RECORDS FOR THE EXERCISE

template <int TM, int TN, int BH, bool PF, int KS, bool BF = false, int NR = 0, int NW = 4>
__global__ __launch_bounds__(64 * NW) void wgrad3_kernel(WGrad3 p) {
  constexpr int NT = 64 * NW;
  constexpr int HALO = KS / 2, TAPS = KS * KS;
  constexpr int LH = BH + KS - 1, LW = 32 + KS - 1, NPX = BH * 32, LPX = LH * LW;
  constexpr int QMAX = KS == 1 ? 16 : 9;
  constexpr int DYS = NPX + 4;
  constexpr int NRQ = (NR + 3) / 4;
  constexpr int NQ = 4 * TM + NRQ;
  static_assert(NR == 0 || (!BF && NR <= 4), "remainder shape");
  extern __shared__ __attribute__((aligned(16))) float sm[];
  float* dyt = sm;
  float* xt = sm + NQ * 4 * DYS;
  const int lane = threadIdx.x & 63, wave = threadIdx.x >> 6;
  const int g = lane >> 4, r = lane & 15;
  const int cis = blockIdx.y % p.n_ci_slabs, cos = blockIdx.y / p.n_ci_slabs;
  const int co0 = cos * (16 * TM + NR), c0 = cis * p.csw;
  const int csw_real = p.cin4 - c0 < p.csw ? p.cin4 - c0 : p.csw;
  const __amdgpu_buffer_rsrc_t xr = make_rsrc(p.x, p.x_bytes);
  const __amdgpu_buffer_rsrc_t dr = make_rsrc(p.dy, p.dy_bytes);

  int bbase[TN];
#pragma unroll
  for (int j = 0; j < TN; ++j) {
    const int n = (wave * TN + j) * 16 + r;
    const int t = n / p.csw;
    const int cl = n - t * p.csw;
    const bool ok = t < TAPS && cl < csw_real;
    bbase[j] = ok ? cl * LPX + (t / KS) * LW + (t % KS) : p.csw * LPX;
  }
  for (int i = threadIdx.x; i < LPX; i += NT) xt[p.csw * LPX + i] = 0.f;
  __shared__ float ibn[2][QMAX * 4];
  if (p.isave && threadIdx.x < QMAX * 4) {
    const int ch = c0 + (int)threadIdx.x < p.cin ? c0 + (int)threadIdx.x : p.cin - 1;
    ibn[0][threadIdx.x] = p.isave[2 * p.cin + ch];
    ibn[1][threadIdx.x] = p.isave[3 * p.cin + ch];
  }
  auto ibn_apply = [&](f4& v, int q) {
#pragma unroll
    for (int k = 0; k < 4; ++k) {
      const float t = __builtin_fmaf(v[k], ibn[0][4 * q + k], ibn[1][4 * q + k]);
      v[k] = (p.irelu && t < 0.f) ? 0.f : t;
    }
  };

  f4 acc[TM][TN];
#pragma unroll
  for (int i = 0; i < TM; ++i)
#pragma unroll
    for (int j = 0; j < TN; ++j) acc[i][j] = f4{0.f, 0.f, 0.f, 0.f};
  float racc[TN][NR > 0 ? NR : 1];
#pragma unroll
  for (int j = 0; j < TN; ++j)
#pragma unroll
    for (int q = 0; q < NR; ++q) racc[j][q] = 0.f;

  const int per_img = p.tiles_h * p.tiles_w;
  const int tb = blockIdx.x * p.tiles_per_split;
  const int te = tb + p.tiles_per_split < p.ntiles ? tb + p.tiles_per_split : p.ntiles;
  constexpr int NDY = NPX * NQ;
  constexpr int NI = (NDY + NT - 1) / NT;
  constexpr int NX = (LPX * QMAX + NT - 1) / NT;
  const int xtotal = LPX * (csw_real >> 2);
  f4 pdy[NI], pxx[NX];
  static_assert(NX <= 32, "x item mask");
  uint32_t xok = 0;
  auto fetch = [&](int tile) {
    const int img = tile / per_img;
    const int trem = tile - img * per_img;
    const int th = trem / p.tiles_w;
    const int oh0 = th * BH, ow0 = (trem - th * p.tiles_w) * 32;
    const int ibase = img * p.h;
#pragma unroll
    for (int u = 0; u < NI; ++u) {
      const int i = threadIdx.x + u * NT;
      const int q = i / NPX, px = i - q * NPX;
      const int oh = oh0 + px / 32, ow = ow0 + (px & 31);
      const int co = co0 + 4 * q;
      const bool ok = i < NDY && oh < p.h && ow < p.w && co < p.cout;
      pdy[u] = load4(dr, ok ? (uint32_t)(((ibase + oh) * p.w + ow) * p.dy_ps + co) * 4u : kOOB);
    }
#pragma unroll
    for (int u = 0; u < NX; ++u) {
      const int i = threadIdx.x + u * NT;
      const int q = i / LPX, hp = i - q * LPX;
      const int lr = hp / LW, lc = hp - lr * LW;
      const int ih = oh0 - HALO + lr, iw = ow0 - HALO + lc;
      const int c = c0 + 4 * q;
      const bool ok = i < xtotal && (unsigned)ih < (unsigned)p.h && (unsigned)iw < (unsigned)p.w;
      pxx[u] = load4(xr, ok ? (uint32_t)(((ibase + ih) * p.w + iw) * p.x_ps + c) * 4u : kOOB);
      xok = u == 0 ? (uint32_t)ok : (xok | ((uint32_t)ok << u));
    }
  };
  auto store = [&]() {
#pragma unroll
    for (int u = 0; u < NI; ++u) {
      const int i = threadIdx.x + u * NT;
      if (NDY % NT != 0 && i >= NDY) break;
      const int q = i / NPX, px = i - q * NPX;
      const int co = co0 + 4 * q;
#pragma unroll
      for (int k = 0; k < 4; ++k) dyt[(4 * q + k) * DYS + px] = co + k < p.cout ? pdy[u][k] : 0.f;
    }
#pragma unroll
    for (int u = 0; u < NX; ++u) {
      const int i = threadIdx.x + u * NT;
      if (i < xtotal) {
        const int q = i / LPX, hp = i - q * LPX;
        const int c = c0 + 4 * q;
        if (p.isave && ((xok >> u) & 1u)) ibn_apply(pxx[u], q);
#pragma unroll
        for (int k = 0; k < 4; ++k) xt[(4 * q + k) * LPX + hp] = c + k < p.cin ? pxx[u][k] : 0.f;
      }
    }
  };
  if (PF && tb < te) fetch(tb);
  for (int tile = tb; tile < te; ++tile) {
    __syncthreads();
    if (PF) {
      store();
    } else {
      const int img = tile / per_img;
      const int trem = tile - img * per_img;
      const int th = trem / p.tiles_w;
      const int oh0 = th * BH, ow0 = (trem - th * p.tiles_w) * 32;
      const int ibase = img * p.h;
      {
        f4 v[NI];
#pragma unroll
        for (int u = 0; u < NI; ++u) {
          const int i = threadIdx.x + u * NT;
          const int q = i / NPX, px = i - q * NPX;
          const int oh = oh0 + px / 32, ow = ow0 + (px & 31);
          const int co = co0 + 4 * q;
          const bool ok = i < NDY && oh < p.h && ow < p.w && co < p.cout;
          v[u] = load4(dr, ok ? (uint32_t)(((ibase + oh) * p.w + ow) * p.dy_ps + co) * 4u : kOOB);
        }
#pragma unroll
        for (int u = 0; u < NI; ++u) {
          const int i = threadIdx.x + u * NT;
          if (NDY % NT != 0 && i >= NDY) break;
          const int q = i / NPX, px = i - q * NPX;
          const int co = co0 + 4 * q;
#pragma unroll
          for (int k = 0; k < 4; ++k)
            dyt[(4 * q + k) * DYS + px] = co + k < p.cout ? v[u][k] : 0.f;
        }
      }
      for (int i0 = threadIdx.x; i0 < xtotal; i0 += 4 * NT) {
        f4 v[4];
        bool okv[4];
#pragma unroll
        for (int u = 0; u < 4; ++u) {
          const int i = i0 + u * NT;
          const int q = i / LPX, hp = i - q * LPX;
          const int lr = hp / LW, lc = hp - lr * LW;
          const int ih = oh0 - HALO + lr, iw = ow0 - HALO + lc;
          const int c = c0 + 4 * q;
          const bool ok =
              i < xtotal && (unsigned)ih < (unsigned)p.h && (unsigned)iw < (unsigned)p.w;
          okv[u] = ok;
          v[u] = load4(xr, ok ? (uint32_t)(((ibase + ih) * p.w + iw) * p.x_ps + c) * 4u : kOOB);
        }
#pragma unroll
        for (int u = 0; u < 4; ++u) {
          const int i = i0 + u * NT;
          if (i >= xtotal) break;
          const int q = i / LPX, hp = i - q * LPX;
          const int c = c0 + 4 * q;
          if (p.isave && okv[u]) ibn_apply(v[u], q);
#pragma unroll
          for (int k = 0; k < 4; ++k) xt[(4 * q + k) * LPX + hp] = c + k < p.cin ? v[u][k] : 0.f;
        }
      }
    }
    __syncthreads();
    if (PF && tile + 1 < te) fetch(tile + 1);
    auto frag = [&](int ch, f4* fa, f4* fb) {
      const int px0 = ch * 16 + 4 * g;
      const int poff = (px0 >> 5) * LW + (px0 & 31);
#pragma unroll
      for (int i = 0; i < TM; ++i)
        fa[i] = *reinterpret_cast<const f4*>(&dyt[(i * 16 + r) * DYS + px0]);
#pragma unroll
      for (int j = 0; j < TN; ++j) {
        const float* b = &xt[bbase[j] + poff];
        if (KS == 1) fb[j] = *reinterpret_cast<const f4*>(b);
        else fb[j] = f4{b[0], b[1], b[2], b[3]};
      }
    };
    if (!BF) {
#pragma unroll 2
      for (int ch = 0; ch < NPX / 16; ++ch) {
        f4 fa[TM], fb[TN];
        frag(ch, fa, fb);
#pragma unroll
        for (int s2 = 0; s2 < 4; ++s2)
#pragma unroll
          for (int i = 0; i < TM; ++i)
#pragma unroll
            for (int j = 0; j < TN; ++j)
              acc[i][j] = __builtin_amdgcn_mfma_f32_16x16x4f32(fa[i][s2], fb[j][s2], acc[i][j], 0, 0, 0);
        if constexpr (NR > 0) {
          const int px0 = ch * 16 + 4 * g;
#pragma unroll
          for (int q = 0; q < NR; ++q) {
            const f4 d = *reinterpret_cast<const f4*>(&dyt[(16 * TM + q) * DYS + px0]);
#pragma unroll
            for (int j = 0; j < TN; ++j) {
              racc[j][q] = __builtin_fmaf(d[0], fb[j][0], racc[j][q]);
              racc[j][q] = __builtin_fmaf(d[1], fb[j][1], racc[j][q]);
              racc[j][q] = __builtin_fmaf(d[2], fb[j][2], racc[j][q]);
              racc[j][q] = __builtin_fmaf(d[3], fb[j][3], racc[j][q]);
            }
          }
        }
      }
    } else {
#pragma unroll 2
      for (int ch = 0; ch < NPX / 16; ch += 2) {
        f4 fa0[TM], fb0[TN], fa1[TM], fb1[TN];
        frag(ch, fa0, fb0);
        frag(ch + 1, fa1, fb1);
#pragma unroll
        for (int i = 0; i < TM; ++i)
#pragma unroll
          for (int j = 0; j < TN; ++j)
            acc[i][j] = __builtin_amdgcn_mfma_f32_16x16x32_bf16(
                pack_bf16(fa0[i], fa1[i]), pack_bf16(fb0[j], fb1[j]), acc[i][j], 0, 0, 0);
      }
    }
  }

  const int ncol4 = TAPS * p.cin4;
  float* out = p.part + (int64_t)blockIdx.x * p.cout * ncol4;
#pragma unroll
  for (int j = 0; j < TN; ++j) {
    const int n = (wave * TN + j) * 16 + r;
    const int t = n / p.csw;
    const int cl = n - t * p.csw;
    if (t >= TAPS || cl >= csw_real) continue;
    const int col = t * p.cin4 + c0 + cl;
#pragma unroll
    for (int i = 0; i < TM; ++i)
#pragma unroll
      for (int e = 0; e < 4; ++e) {
        const int co = co0 + i * 16 + g * 4 + e;
        if (co < p.cout) out[(int64_t)co * ncol4 + col] = acc[i][j][e];
      }
  }
  if constexpr (NR > 0) {
#pragma unroll
    for (int j = 0; j < TN; ++j) {
      const int n = (wave * TN + j) * 16 + r;
      const int t = n / p.csw;
      const int cl = n - t * p.csw;
#pragma unroll
      for (int q = 0; q < NR; ++q) {
        float v = racc[j][q];
        v += __shfl_xor(v, 16, 64);
        v += __shfl_xor(v, 32, 64);
        if (g == 0 && t < TAPS && cl < csw_real)
          out[(int64_t)(co0 + 16 * TM + q) * ncol4 + t * p.cin4 + c0 + cl] = v;
      }
    }
  }
}

__global__ __launch_bounds__(256) void wgrad_reduce_kernel(const float* __restrict__ part,
                                                           int splits, int cout, int cin,
                                                           int cin4, int k,
                                                           float* __restrict__ dw, int64_t ld,
                                                           int accumulate) {
  __shared__ float red[8][32];
  const int kk = k * k;
  const int ncol4 = kk * cin4;
  const int total = cout * ncol4;
  const int cl = threadIdx.x & 31, sg = threadIdx.x >> 5;
  const int idx = blockIdx.x * 32 + cl;
  float s = 0.f;
  if (idx < total) {
    const float* src = part + idx;
    const int64_t stride = (int64_t)total;
#pragma unroll 8
    for (int sp = sg; sp < splits; sp += 8) s += src[sp * stride];
  }
  red[sg][cl] = s;
  __syncthreads();
  if (sg != 0 || idx >= total) return;
  s = red[0][cl];
#pragma unroll
  for (int j = 1; j < 8; ++j) s += red[j][cl];
  const int co = idx / ncol4;
  const int col = idx - co * ncol4;
  const int t = col / cin4;
  const int ci = col - t * cin4;
  if (ci >= cin) return;
  const int64_t o = (int64_t)co * ld + ci * kk + t;
  dw[o] = accumulate ? dw[o] + s : s;
}

struct WRJob {
  const float* part;
  float* dw;
  int64_t ld;
  int splits, cout, cin, cin4, k, accumulate, blk0;
};
constexpr int kWrMaxJobs = 32;
struct WRMulti {
  WRJob j[kWrMaxJobs];
  int n;
};

__global__ __launch_bounds__(256) void wgrad_reduce_multi_kernel(WRMulti m) {
  int i = 0;
  while (i + 1 < m.n && (int)blockIdx.x >= m.j[i + 1].blk0) ++i;
  const WRJob& J = m.j[i];
  __shared__ float red[8][32];
  const int kk = J.k * J.k;
  const int ncol4 = kk * J.cin4;
  const int total = J.cout * ncol4;
  const int cl = threadIdx.x & 31, sg = threadIdx.x >> 5;
  const int idx = ((int)blockIdx.x - J.blk0) * 32 + cl;
  float s = 0.f;
  if (idx < total) {
    const float* src = J.part + idx;
    const int64_t stride = (int64_t)total;
#pragma unroll 8
    for (int sp = sg; sp < J.splits; sp += 8) s += src[sp * stride];
  }
  red[sg][cl] = s;
  __syncthreads();
  if (sg != 0 || idx >= total) return;
  s = red[0][cl];
#pragma unroll
  for (int q = 1; q < 8; ++q) s += red[q][cl];
  const int co = idx / ncol4;
  const int col = idx - co * ncol4;
  const int t = col / J.cin4;
  const int ci = col - t * J.cin4;
  if (ci >= J.cin) return;
  const int64_t o = (int64_t)co * J.ld + ci * kk + t;
  J.dw[o] = J.accumulate ? J.dw[o] + s : s;
}


struct WRQueued {
  WRJob job;
  hipStream_t stream;
};
static thread_local bool g_wr_defer = false;
static std::vector<WRQueued> g_wr_queue;
static std::mutex g_wr_mu;

struct WTile {
  int tm, tn, gx, gy, splits, px_split;
};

EXERCISE DESCRIPTION
Using the entries above, output exactly the lines between the line holding "const int co = co0 + i" and the line holding "int64_t ld;", end lines included, and nothing more.

REPLY
        const int co = co0 + i * 16 + g * 4 + e;
        if (co < p.cout) out[(int64_t)co * ncol4 + col] = acc[i][j][e];
      }
  }
  if constexpr (NR > 0) {
#pragma unroll
    for (int j = 0; j < TN; ++j) {
      const int n = (wave * TN + j) * 16 + r;
      const int t = n / p.csw;
      const int cl = n - t * p.csw;
#pragma unroll
      for (int q = 0; q < NR; ++q) {
        float v = racc[j][q];
        v += __shfl_xor(v, 16, 64);
        v += __shfl_xor(v, 32, 64);
        if (g == 0 && t < TAPS && cl < csw_real)
          out[(int64_t)(co0 + 16 * TM + q) * ncol4 + t * p.cin4 + c0 + cl] = v;
      }
    }
  }
}

__global__ __launch_bounds__(256) void wgrad_reduce_kernel(const float* __restrict__ part,
                                                           int splits, int cout, int cin,
                                                           int cin4, int k,
                                                           float* __restrict__ dw, int64_t ld,
                                                           int accumulate) {
  __shared__ float red[8][32];
  const int kk = k * k;
  const int ncol4 = kk * cin4;
  const int total = cout * ncol4;
  const int cl = threadIdx.x & 31, sg = threadIdx.x >> 5;
  const int idx = blockIdx.x * 32 + cl;
  float s = 0.f;
  if (idx < total) {
    const float* src = part + idx;
    const int64_t stride = (int64_t)total;
#pragma unroll 8
    for (int sp = sg; sp < splits; sp += 8) s += src[sp * stride];
  }
  red[sg][cl] = s;
  __syncthreads();
  if (sg != 0 || idx >= total) return;
  s = red[0][cl];
#pragma unroll
  for (int j = 1; j < 8; ++j) s += red[j][cl];
  const int co = idx / ncol4;
  const int col = idx - co * ncol4;
  const int t = col / cin4;
  const int ci = col - t * cin4;
  if (ci >= cin) return;
  const int64_t o = (int64_t)co * ld + ci * kk + t;
  dw[o] = accumulate ? dw[o] + s : s;
}

struct WRJob {
  const float* part;
  float* dw;
  int64_t ld;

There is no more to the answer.